Leading Vs. Trailing Indicators

THE CORE CONCEPT OF PREDICTIVE SAFETY

Good sense dictates that we should learn lessons from our mistakes so we avoid making them a second time. But must we always make the mistake before the lesson can be learned? Take the curious child who touches the hot stove after having been warned. Some of us may have even been that child once upon a time, unwilling to trust Mom’s warning at face value. We had to see for ourselves.

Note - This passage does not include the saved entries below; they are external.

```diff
@@ -1741,7 +1880,7 @@
     const int64_t passes = r.passes < 0x7fff ? r.passes : 0x7fff;
     return r.front | (r.dmax == 16 ? 0 : (r.dmax == 32 ? 1 : 2)) << 2 | r.mid << 4 | r.back << 8 |
            (r.per_node ? GEO_JVP_PER_NODE : 0) | (r.node_jacobian ? GEO_JVP_NODE_JACOBIAN : 0) | (r.dedup ? GEO_JVP_DEDUP : 0) |
-           (int)passes << 16;
+           (r.front_once ? GEO_JVP_FRONT_ONCE : 0) | (int)passes << 16;
 }
 
 struct Buffers {
@@ -1786,9 +1925,21 @@
     return GEO_OK;
 }
 
+int launch_start_runs(const Pass &p, const Buffers &b, hipStream_t stream) {
+    start_runs_kernel<<<(unsigned)(p.groups() / 2), 256, 0, stream>>>(p.src, p.e_base, p.n_edges, p.batch, p.tiles_per_group * TS,
+                                                                     b.row_map, b.rep, b.n_compact);
+    GEO_LAUNCH_CHECK();
+    return GEO_OK;
+}
+
 int launch_front(const Route &r, const Pass &p, const Buffers &b, hipStream_t stream) {
     const Shape &s = r.pl.sh;
-    if (r.front == GEO_JVP_FRONT_MFMA)
+    if (r.front_once)
+        pick_int<16, 32, 64>(r.dmax, [&](auto dm) {
+            front_edge_kernel<decltype(dm)::value><<<(unsigned)(p.tiles / 2), 256, 0, stream>>>(
+                p.z, p.src, p.dst, p.e_base, p.n_edges, p.batch, p.tiles_per_group, s.d, b.M01, b.b01, b.pre1, b.tpre1, b.part1);
+        });
+    else if (r.front == GEO_JVP_FRONT_MFMA)
         pick_int<32, 64>(r.dmax, [&](auto dm) {
             front_mfma_kernel<decltype(dm)::value><<<(unsigned)p.tiles, 256, 0, stream>>>(
                 p.z, p.src, p.dst, p.z_start, p.z_end, p.e_base, p.n_edges, p.batch, p.tiles_per_group, s.d, s.n1, b.M01, b.b01,
@@ -1837,11 +1988,8 @@
     if (p.mid == GEO_JVP_MID_PIPE || p.mid == GEO_JVP_MID_PIPE_DEDUP) {
         const bool dedup = p.mid == GEO_JVP_MID_PIPE_DEDUP;
         const int64_t chunks = p.groups() / 2;
-        if (dedup) {
-            start_runs_kernel<<<(unsigned)chunks, 256, 0, stream>>>(p.src, p.e_base, p.n_edges, p.batch, p.tiles_per_group * TS,
-                                                                    b.row_map, b.rep, b.n_compact);
-            GEO_LAUNCH_CHECK();
-        }
+        if (dedup && !r.front_once)
+            if (const int rc = launch_start_runs(p, b, stream)) return rc;
         int n_cu = 0;
         if (const int rc = cu_count(&n_cu)) return rc;
         const int64_t pipe_tiles = dedup ? p.tiles / 2 : p.tiles;
@@ -1857,9 +2005,12 @@
                 b.pre1, b.tpre1, b.k1, p.tiles_per_group, b.B3, dc->b2, p.mid_pre2, b.tpre2, b.part2, b.row_map, b.rep, b.n_compact,
                 p.e_base, p.n_edges, p.batch);
             GEO_LAUNCH_CHECK();
-            mid_start_kernel<true><<<dim3((unsigned)((p.tiles_per_group + 1) / 2), (unsigned)chunks), 512, 0, stream>>>(
-                b.pre1, b.tpre1, b.k1, p.tiles_per_group, b.B3, dc->b2, p.mid_pre2, b.tpre2, b.part2, b.row_map, b.rep, b.n_compact,
-                p.e_base, p.n_edges, p.batch);
+            pick_bool(r.front_once, [&](auto once) {
+                mid_start_kernel<true, decltype(once)::value>
+                    <<<dim3((unsigned)((p.tiles_per_group + 1) / 2), (unsigned)chunks), 512, 0, stream>>>(
+                        b.pre1, b.tpre1, b.k1, p.tiles_per_group, b.B3, dc->b2, p.mid_pre2, b.tpre2, b.part2, b.row_map, b.rep,
+                        b.n_compact, p.e_base, p.n_edges, p.batch);
+            });
             GEO_LAUNCH_CHECK();
         }
     } else if (p.mid == GEO_JVP_MID_ALL || p.mid == GEO_JVP_MID_ALL_TANGENT) {
@@ -1927,6 +2078,8 @@
 }
 
 int launch_pass(const Route &r, const geo_decoder_desc *dc, const Pass &p, const Buffers &b, hipStream_t stream) {
+    if (r.front_once)
+        if (const int rc = launch_start_runs(p, b, stream)) return rc;
     if (const int rc = launch_front(r, p, b, stream)) return rc;
     if (const int rc = launch_stats(r, dc, 1, p, b, stream)) return rc;
     if (const int rc = launch_mid(r, dc, p, b, stream)) return rc;
@@ -1972,7 +2125,7 @@
     }
     GEO_REQUIRE(b.slot_valid && (!r.group_norm || b.gs2) && (!r.per_node || b.sg_node), "geo_decoder_jvp: workspace carve failed");
     if (r.dedup) {
-        b.row_map = reinterpret_cast<int32_t *>(b.part1); b.rep = b.row_map + slots; b.n_compact = b.rep + slots;
+        b.row_map = reinterpret_cast<int32_t *>(b.part1 + (r.front_once ? tiles * s.c1 * 4 : 0)); b.rep = b.row_map + slots; b.n_compact = b.rep + slots;
         b.sg_compact = b.pre1;
     }
 
```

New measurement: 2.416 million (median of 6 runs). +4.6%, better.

Yet, this skepticism is not limited to children. While dining in a restaurant, many of us can’t help but lightly tap the rim of our plate to test if it is indeed as hot as the server says it is—albeit having learned not to disobey the warning until the server walked away. And, inevitably, we learn the hard way that the server’s advice was sound. So what good was the server’s advice? Should the server have taken the time to let us know, or just let us burn ourselves?

Granted, these are low stakes; the minor burn that results, if any, will heal soon and be a temporary annoyance at worst. But in high-hazard industries, the stakes are often much higher, where life and limb may be at risk. And as such, avoiding or mitigating those risks is an integral part of safety training, and its importance is understood.

“Although studying trailing indicators is appropriate and necessary, focusing on them alone is not a proactive approach to preventing workplace accidents.”

However, the content and method of most organizations’ safety programs tend to focus on trailing (or lagging) indicators, like broad statistical data, routine inspections, and mere regulatory compliance. Although studying trailing indicators is appropriate and necessary, focusing on them alone is not a proactive approach to preventing workplace accidents because it tends to be merely reactive, so the kinds of at-risk behaviors and unsafe conditions that lead to accidents are often discovered only after an accident has already occurred. In other words, the lesson about not touching the hot stove is learned only after someone has been burned.

Instead, placing focus on leading indicators and not just trailing ones can allow an organizational safety program to better prevent workplace accidents. The work of Indiana University’s Earl Blair and his colleague Barry Spurlock establishes that a workplace safety program that is focused on excellence will measure and manage both leading and trailing indicators. Ironically, much of the data that Predictive Safety uses as leading indicators are already collected by employers for reasons that are often unrelated to workplace safety, such as employee demographics, vehicle and vehicular travel data like location, speed, and mechanical diagnostics, production and maintenance records, and so on. Data like this can be analyzed as leading indicators for identifying predictive trends, thereby diminishing the incidence of situations that could lead to accidents.